### WORK REQUIRED
Retype the records below so that each one matches exactly.

### Collected data entries
int pp_is_step_rows(const pp_net* net, const float* params, int32_t addr_id, int32_t prev_addr_id, int32_t n,
                    const float* e_obs_vec, const float* prev_value, const float* prior, int32_t prior_stride,
                    float* h, float* c, int32_t state_rows, const int64_t* rows, const float* value_in, float* value_out,
                    float* logq_out, uint64_t seed, uint64_t offset, void* workspace, size_t workspace_bytes, void* stream);
int pp_is_step_fused_supported(const pp_net* net, int32_t addr_id, int32_t n);
int pp_is_statement_rows(const pp_net* net, const float* params, int32_t addr_id, int32_t prev_addr_id, int32_t n,
                         const float* e_obs_vec, const float* prev_value_full, const float* prior, int32_t prior_stride,
                         float* h, float* c, int32_t state_rows, const int64_t* rows, float* value_full, float* lw_full,
                         int32_t prior_kind, uint64_t seed, uint64_t offset, void* workspace, size_t workspace_bytes,
                         void* stream);

int pp_logweight_accumulate(int32_t kind, const float* p0, int32_t p0_stride, const float* p1, int32_t p1_stride,
                            const float* x, int32_t x_stride, float scale, float* lw , float* lp_out,
                            int32_t n, void* stream);

int pp_logweight_accumulate_rows(int32_t kind, const float* p0, int32_t p0_stride, const float* p1, int32_t p1_stride,
                                 const float* x, int32_t x_stride, float scale, float* lw ,
                                 const int64_t* rows, int32_t m, void* stream);

int pp_copy_rows(const float* src, int32_t src_stride, float* dst , const int64_t* rows, int32_t m, void* stream);

#define PP_PARTITION_SCRATCH(m) (((m) + 1023) / 1024 + 1)
int pp_partition_rows(const uint8_t* cond, const int64_t* rows, int32_t m, int64_t* rows_true, int64_t* rows_false,
                      int32_t* counts, int32_t* scratch, void* stream);
int pp_partition_rows_polled(const uint8_t* cond, const int64_t* rows, int32_t m, int64_t* rows_true, int64_t* rows_false,
                             int32_t* counts , int32_t seq, int32_t* scratch, void* stream);

typedef struct pp_lw_term {
    int32_t kind, p0_stride, p1_stride, x_stride;
    const float *p0, *p1, *x;
    float scale;
} pp_lw_term;
int pp_logweight_terms(const pp_lw_term* terms, int32_t count, float* lw , int32_t n, int32_t overwrite,
                       void* stream);

int pp_is_step_net(const pp_net* net, const float* params, int32_t addr_id, int32_t prev_addr_id, int32_t n,
                   const float* e_obs_vec, const float* prev_value, float* h, float* c, int32_t state_rows, void* workspace,
                   size_t workspace_bytes, void* stream);
int pp_is_first_statement_supported(const pp_net* net, int32_t addr_id);
int pp_is_first_statement(const pp_net* net, const float* params, const float* obs, int32_t addr_id, float* e_out, float* h, float* c,
                          void* workspace, size_t workspace_bytes, void* stream);
int pp_is_fused(const pp_net* net, int32_t addr_id, int32_t n, const float* prior , const pp_lw_term* terms,
                const int32_t* term_flags, int32_t n_terms, float* value , float* lw , int32_t overwrite,
                uint64_t seed, uint64_t offset, double* stats_out , double* stats_scratch, void* workspace,
                size_t workspace_bytes, void* stream);

#define PP_IS_GROUP_STATS_BYTES(m) ((size_t)((m) > 256 ? (m) : 256) * 48)
#define PP_GROUPS_PRIOR_PER_PARTICLE 2
size_t pp_is_batch_workspace_bytes(const pp_net* net, int32_t n_groups);
int pp_is_batch_first(const pp_net* net, const float* params, const float* obs , int32_t addr_id, int32_t n_groups,
                      float* y_out , int64_t ldy, float* h_out, float* c_out , void* workspace,
                      size_t workspace_bytes, void* stream);
int pp_is_fused_groups(const pp_net* net, int32_t addr_id, int32_t n_groups, int32_t n_per, const float* y , int64_t ldy,
                       const float* prior , const pp_lw_term* terms, const int32_t* term_flags, int32_t n_terms,
                       float* value , float* lw , int32_t overwrite, uint64_t seed, uint64_t offset,
                       double* stats_out , void* workspace, size_t workspace_bytes, void* stream);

### EXPECTED OUTPUT
int pp_is_step_rows(const pp_net* net, const float* params, int32_t addr_id, int32_t prev_addr_id, int32_t n,
                    const float* e_obs_vec, const float* prev_value, const float* prior, int32_t prior_stride,
                    float* h, float* c, int32_t state_rows, const int64_t* rows, const float* value_in, float* value_out,
                    float* logq_out, uint64_t seed, uint64_t offset, void* workspace, size_t workspace_bytes, void* stream);
int pp_is_step_fused_supported(const pp_net* net, int32_t addr_id, int32_t n);
int pp_is_statement_rows(const pp_net* net, const float* params, int32_t addr_id, int32_t prev_addr_id, int32_t n,
                         const float* e_obs_vec, const float* prev_value_full, const float* prior, int32_t prior_stride,
                         float* h, float* c, int32_t state_rows, const int64_t* rows, float* value_full, float* lw_full,
                         int32_t prior_kind, uint64_t seed, uint64_t offset, void* workspace, size_t workspace_bytes,
                         void* stream);

int pp_logweight_accumulate(int32_t kind, const float* p0, int32_t p0_stride, const float* p1, int32_t p1_stride,
                            const float* x, int32_t x_stride, float scale, float* lw , float* lp_out,
                            int32_t n, void* stream);

int pp_logweight_accumulate_rows(int32_t kind, const float* p0, int32_t p0_stride, const float* p1, int32_t p1_stride,
                                 const float* x, int32_t x_stride, float scale, float* lw ,
                                 const int64_t* rows, int32_t m, void* stream);

int pp_copy_rows(const float* src, int32_t src_stride, float* dst , const int64_t* rows, int32_t m, void* stream);

#define PP_PARTITION_SCRATCH(m) (((m) + 1023) / 1024 + 1)
int pp_partition_rows(const uint8_t* cond, const int64_t* rows, int32_t m, int64_t* rows_true, int64_t* rows_false,
                      int32_t* counts, int32_t* scratch, void* stream);
int pp_partition_rows_polled(const uint8_t* cond, const int64_t* rows, int32_t m, int64_t* rows_true, int64_t* rows_false,
                             int32_t* counts , int32_t seq, int32_t* scratch, void* stream);

typedef struct pp_lw_term {
    int32_t kind, p0_stride, p1_stride, x_stride;
    const float *p0, *p1, *x;
    float scale;
} pp_lw_term;
int pp_logweight_terms(const pp_lw_term* terms, int32_t count, float* lw , int32_t n, int32_t overwrite,
                       void* stream);

int pp_is_step_net(const pp_net* net, const float* params, int32_t addr_id, int32_t prev_addr_id, int32_t n,
                   const float* e_obs_vec, const float* prev_value, float* h, float* c, int32_t state_rows, void* workspace,
                   size_t workspace_bytes, void* stream);
int pp_is_first_statement_supported(const pp_net* net, int32_t addr_id);
int pp_is_first_statement(const pp_net* net, const float* params, const float* obs, int32_t addr_id, float* e_out, float* h, float* c,
                          void* workspace, size_t workspace_bytes, void* stream);
int pp_is_fused(const pp_net* net, int32_t addr_id, int32_t n, const float* prior , const pp_lw_term* terms,
                const int32_t* term_flags, int32_t n_terms, float* value , float* lw , int32_t overwrite,
                uint64_t seed, uint64_t offset, double* stats_out , double* stats_scratch, void* workspace,
                size_t workspace_bytes, void* stream);

#define PP_IS_GROUP_STATS_BYTES(m) ((size_t)((m) > 256 ? (m) : 256) * 48)
#define PP_GROUPS_PRIOR_PER_PARTICLE 2
size_t pp_is_batch_workspace_bytes(const pp_net* net, int32_t n_groups);
int pp_is_batch_first(const pp_net* net, const float* params, const float* obs , int32_t addr_id, int32_t n_groups,
                      float* y_out , int64_t ldy, float* h_out, float* c_out , void* workspace,
                      size_t workspace_bytes, void* stream);
int pp_is_fused_groups(const pp_net* net, int32_t addr_id, int32_t n_groups, int32_t n_per, const float* y , int64_t ldy,
                       const float* prior , const pp_lw_term* terms, const int32_t* term_flags, int32_t n_terms,
                       float* value , float* lw , int32_t overwrite, uint64_t seed, uint64_t offset,
                       double* stats_out , void* workspace, size_t workspace_bytes, void* stream);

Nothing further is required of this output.